Benson led the Bengals in yards from scrimmage in all four of his seasons, and in each of his three full seasons (2009-11), he topped the 1000-yard rushing mark (average of 1143 yards).

Among current NFL position coaches, Anderson has the most years with his team. He joined the Bengals in 1984, after 13 seasons as a college coach. He has worked under five Bengals head coaches — Sam Wyche, Dave Shula, Bruce Coslet, Dick LeBeau and Marvin Lewis.

Anderson has been the coach in charge of nearly every running back listed in the Bengals record book. The top 15 individual rushing seasons in Bengals history have all been accomplished by backs coached by Anderson, and his roster of Pro Bowl backs includes:

» James Brooks (played 1984-91, four Pro Bowls): Amassed 6447 yards with an average of 4.8 yards per carry, and he was one of the best receiving RBs in NFL history, with 297 catches for 3012 yards as a Bengal.

» Harold Green (played 1990-95, one Pro Bowl): Ranks fifth in Bengals rushing yards (3727) and made the Pro Bowl after the ’92 season with 1170 yards and a 4.4 average.

» Corey Dillon (played 1997-2003, three Pro Bowls): Leads Bengals in all-time rushing yards (8061) and held one of the NFL’s glamour records when he rushed for then-league best 278 yards vs. Denver in 2000.

» Lorenzo Neal (played 2001-02): Earned his first Pro Bowl berth in ’02, as lead blocker for Corey Dillon’s 1311 rushing yards.

» Rudi Johnson (played 2001-07, one Pro Bowl): Johnson owns the two top rushing seasons in Bengals history (1458 and 1454 yards), and his 4221 yards over 2004-06 are the most by any Bengal in a three-year span.
 
Anderson is also one of the coaches behind the NFL’s top team rushing performance in the last 61 years. On Oct. 22, 2000, when Dillon rushed for 278 yards vs. Denver, the team gained 407 on the ground. It’s the fifth-best team rushing total in NFL history and stands entering 2012 as the most since 1950, when the N.Y. Giants gained 423 against Baltimore.
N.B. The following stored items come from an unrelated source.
template <int XLO, int QB>
__global__ __launch_bounds__(64 * QB, 2) void xattn_fused_kernel(const float* __restrict__ q, const uint4* __restrict__ WA_hi, const uint4* __restrict__ WA_lo,
                                                                const uint4* __restrict__ WB_hi, const uint4* __restrict__ WB_lo, const float* __restrict__ bv,
                                                                const unsigned short* __restrict__ Xk, const unsigned short* __restrict__ Xv,
                                                                const unsigned short* __restrict__ Xk_lo, const unsigned short* __restrict__ Xv_lo,
                                                                const int* __restrict__ row_ptr, const int* __restrict__ col_idx, float* __restrict__ ctx,
                                                                int R, int empty_nan, const int* __restrict__ order, int nblk) {
    constexpr int SMEM = QB * WAVE_LDS + QB * 512 + QB * HEADS * 4 + 3 * QB * 4;
    __shared__ __attribute__((aligned(16))) unsigned char smem[SMEM];
    const int tid = threadIdx.x, lane = tid & 63, wave = tid >> 6, n = lane & 15, g = lane >> 4;
    float* lsum = reinterpret_cast<float*>(smem + QB * WAVE_LDS + QB * 512);
    int* rq = reinterpret_cast<int*>(smem + QB * WAVE_LDS + QB * 512 + QB * HEADS * 4);
    int* rbeg = rq + QB;
    int* rend = rq + 2 * QB;
    const int blk = xcd_chunked(blockIdx.x, nblk);
    const int slot0 = (int)((long long)blk * R / nblk), nq = (int)((long long)(blk + 1) * R / nblk) - slot0;
    if (nq <= 0) return;
    XF_STAMP(0);
    if (tid < QB) {
        const int s = slot0 + min(tid, nq - 1);
        const int r_ = order ? order[s] : s;
        rq[tid] = r_;
        rbeg[tid] = row_ptr[r_];
        rend[tid] = row_ptr[r_ + 1];
    }
    __syncthreads();
    XF_STAMP(1);
    const int beg = rbeg[wave], end = rend[wave];
    const int ntile = wave < nq ? (end - beg + 15) >> 4 : 0;
    int idx_next = ntile > 0 ? col_idx[min(beg + n, end - 1)] : 0;
    typedef XattnWalk<XLO, false> Walk;
    Walk walk(Xk, Xv, Xk_lo, Xv_lo, lane, beg, end, reinterpret_cast<uint4*>(smem + wave * WAVE_LDS), reinterpret_cast<uint4*>(smem + wave * WAVE_LDS) + 512,
           reinterpret_cast<float*>(smem + QB * WAVE_LDS) + wave * 128);
    typename Walk::KRows k0;
    for (int h = wave; h < HEADS; h += QB) {
        const int r = rq[n & (QB - 1)];
        const float* qp = q + (long long)r * C + 32 * h + 8 * g;
        const float4 q0 = *reinterpret_cast<const float4*>(qp), q1 = *reinterpret_cast<const float4*>(qp + 4);
        const uint4* wh = WA_hi + (long long)h * 16 * 64 + lane;
        const uint4* wl = WA_lo + (long long)h * 16 * 64 + lane;
        uint4* qt = reinterpret_cast<uint4*>(smem + (n & (QB - 1)) * WAVE_LDS) + h * 64;
        u32x4 wa_h[16], wa_l[16];
#pragma unroll
        for (int t = 0; t < 16; ++t) {
            wa_h[t] = *reinterpret_cast<const u32x4*>(wh + t * 64);
            wa_l[t] = *reinterpret_cast<const u32x4*>(wl + t * 64);
        }
        __builtin_amdgcn_sched_barrier(0);
        XF_STAMP(20);
        Frag bh, bl;
        split8(q0, q1, bh, bl);
#pragma unroll
        for (int u = 0; u < 8; ++u) {
            if (u == 1) XF_STAMP(21);
            if (u == 4) XF_STAMP(22);
            f32x4_t a[2];
#pragma unroll
            for (int k = 0; k < 2; ++k) {
                f32x4_t c = {0.f, 0.f, 0.f, 0.f};
                c = mfma_q16_16x16x32(wa_l[2 * u + k], bh.v, c);
                c = mfma_q16_16x16x32(wa_h[2 * u + k], bl.v, c);
                c = mfma_q16_16x16x32(wa_h[2 * u + k], bh.v, c);
                a[k] = c;
            }
            Frag hi, lo;
            split8_k16(make_float4(a[0][0], a[0][1], a[0][2], a[0][3]), make_float4(a[1][0], a[1][1], a[1][2], a[1][3]), hi, lo);
            if (n < QB) {
                qt[u * 8 + g * 2] = hi.u;
                qt[u * 8 + g * 2 + 1] = lo.u;
            }
            if (u == (XLO ? 5 : 3) && h == wave && ntile > 0) walk.request_k(idx_next, k0);
        }
    }
    XF_STAMP(23);
    asm volatile("s_waitcnt lgkmcnt(0)" ::: "memory");
    __builtin_amdgcn_s_barrier();
    XF_STAMP(2);
    {
        const uint4* qp = reinterpret_cast<const uint4*>(smem + wave * WAVE_LDS) + (n & 7) * 64 + g * 2 + (n >> 3);
#pragma unroll
        for (int s = 0; s < 8; ++s) walk.qa[s].u = qp[s * 8];
    }
    walk.reset();
    if (ntile > 0) walk.stage_k(k0);
#pragma nounroll
    for (int tt = 0; tt < ntile; ++tt) {
        const int myidx = idx_next;
        if (tt + 1 < ntile) idx_next = col_idx[min(beg + 16 * (tt + 1) + n, end - 1)];
        typename Walk::VRows v;
        walk.gather(myidx, tt > 0, v);
        XF_STAMP(3 + 2 * min(tt, 5));
        walk.compute(tt, v);
        XF_STAMP(4 + 2 * min(tt, 5));
    }
    walk.row_sums();
    if (n == 0 && g < 2) {
#pragma unroll
        for (int i = 0; i < 4; ++i) lsum[wave * HEADS + 4 * g + i] = walk.l_run[i];
    }
    walk.store_z(reinterpret_cast<float*>(smem + wave * WAVE_LDS));
    XF_STAMP(15);
    __syncthreads();
    XF_STAMP(16);
    for (int h = wave; h < HEADS; h += QB) {
        const int j = n & (QB - 1);
        const float* zp = reinterpret_cast<const float*>(smem + j * WAVE_LDS) + h * C + 8 * g;
        const float rl = __builtin_amdgcn_rcpf(lsum[j * HEADS + h]);
        const uint4* wh = WB_hi + (long long)h * 16 * 64 + lane;
        const uint4* wl = WB_lo + (long long)h * 16 * 64 + lane;
        f32x4_t acc[2] = {{0.f, 0.f, 0.f, 0.f}, {0.f, 0.f, 0.f, 0.f}};
        u32x4 wb_h[16], wb_l[16];
#pragma unroll
        for (int t = 0; t < 16; ++t) {
            wb_h[t] = *reinterpret_cast<const u32x4*>(wh + t * 64);
            wb_l[t] = *reinterpret_cast<const u32x4*>(wl + t * 64);
        }
        int rr_[4], rp0_[4], rp1_[4];
#pragma unroll
        for (int i = 0; i < 4; ++i) {
            rr_[i] = rq[(4 * g + i) & (QB - 1)];
            rp0_[i] = rbeg[(4 * g + i) & (QB - 1)];
            rp1_[i] = rend[(4 * g + i) & (QB - 1)];
        }
        const float bv0 = bv[32 * h + n], bv1 = bv[32 * h + 16 + n];
        __builtin_amdgcn_sched_barrier(0);
#pragma unroll
        for (int s = 0; s < 8; ++s) {
            float4 x0 = *reinterpret_cast<const float4*>(zp + 32 * s);
            float4 x1 = *reinterpret_cast<const float4*>(zp + 32 * s + 4);
            x0 = make_float4(x0.x * rl, x0.y * rl, x0.z * rl, x0.w * rl);
            x1 = make_float4(x1.x * rl, x1.y * rl, x1.z * rl, x1.w * rl);
            Frag ah, al;
            split8(x0, x1, ah, al);
#pragma unroll
            for (int nt = 0; nt < 2; ++nt) {
                acc[nt] = mfma_q16_16x16x32(al.v, wb_h[s * 2 + nt], acc[nt]);
                acc[nt] = mfma_q16_16x16x32(ah.v, wb_l[s * 2 + nt], acc[nt]);
                acc[nt] = mfma_q16_16x16x32(ah.v, wb_h[s * 2 + nt], acc[nt]);
            }
        }
        if (4 * g < QB) {
#pragma unroll
            for (int i = 0; i < 4; ++i) {
                const int js = 4 * g + i;
                if (js < nq) {
                    const int rr = rr_[i];
                    const bool empty = rp1_[i] <= rp0_[i];
#pragma unroll
                    for (int nt = 0; nt < 2; ++nt) {
                        const int col = 32 * h + 16 * nt + n;
                        float v = acc[nt][i] + (nt ? bv1 : bv0);
                        if (empty) v = empty_nan ? __uint_as_float(0x7fc00000u) : 0.f;
                        ctx[(long long)rr * C + col] = v;
                    }
                }
            }
        }
    }
    XF_STAMP(17);
}

}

Anderson also coached Ickey Woods, who was a league-wide sensation as a rookie in 1988 before having his career derailed by a knee injury in ’89.

Anderson’s troops won NFL rushing titles in 1988 and ’89, and won the AFC rushing crown in ’86. From 1986-90, the Bengals finished 2-4-1-1-5 in league rushing.

Anderson’s coaching excellence was recognized following the 2001 season when he was interviewed for the Stanford University head coaching job. Anderson was on the Stanford coaching staff from 1980-83.

Anderson was born March 27, 1948, in Harrisburg, Pa. He graduated from Cal Western with a degree in physical education, and has a lifetime teaching certificate in California. Jim and his wife, Marcia, have a son, Derek.

PLAYING AND COACHING HISTORY - 1967-69: Linebacker-def. end at Cal-Western (U.S. International). 1970-71: Assistant coach (AC), Cal Western. 1973: AC, Scottsdale (Ariz.) Community College. 1974-75: AC, Nevada-Las Vegas. 1976-79: AC, Southern Methodist. 1980-83: AC, Stanford. 1984-present: AC, Bengals.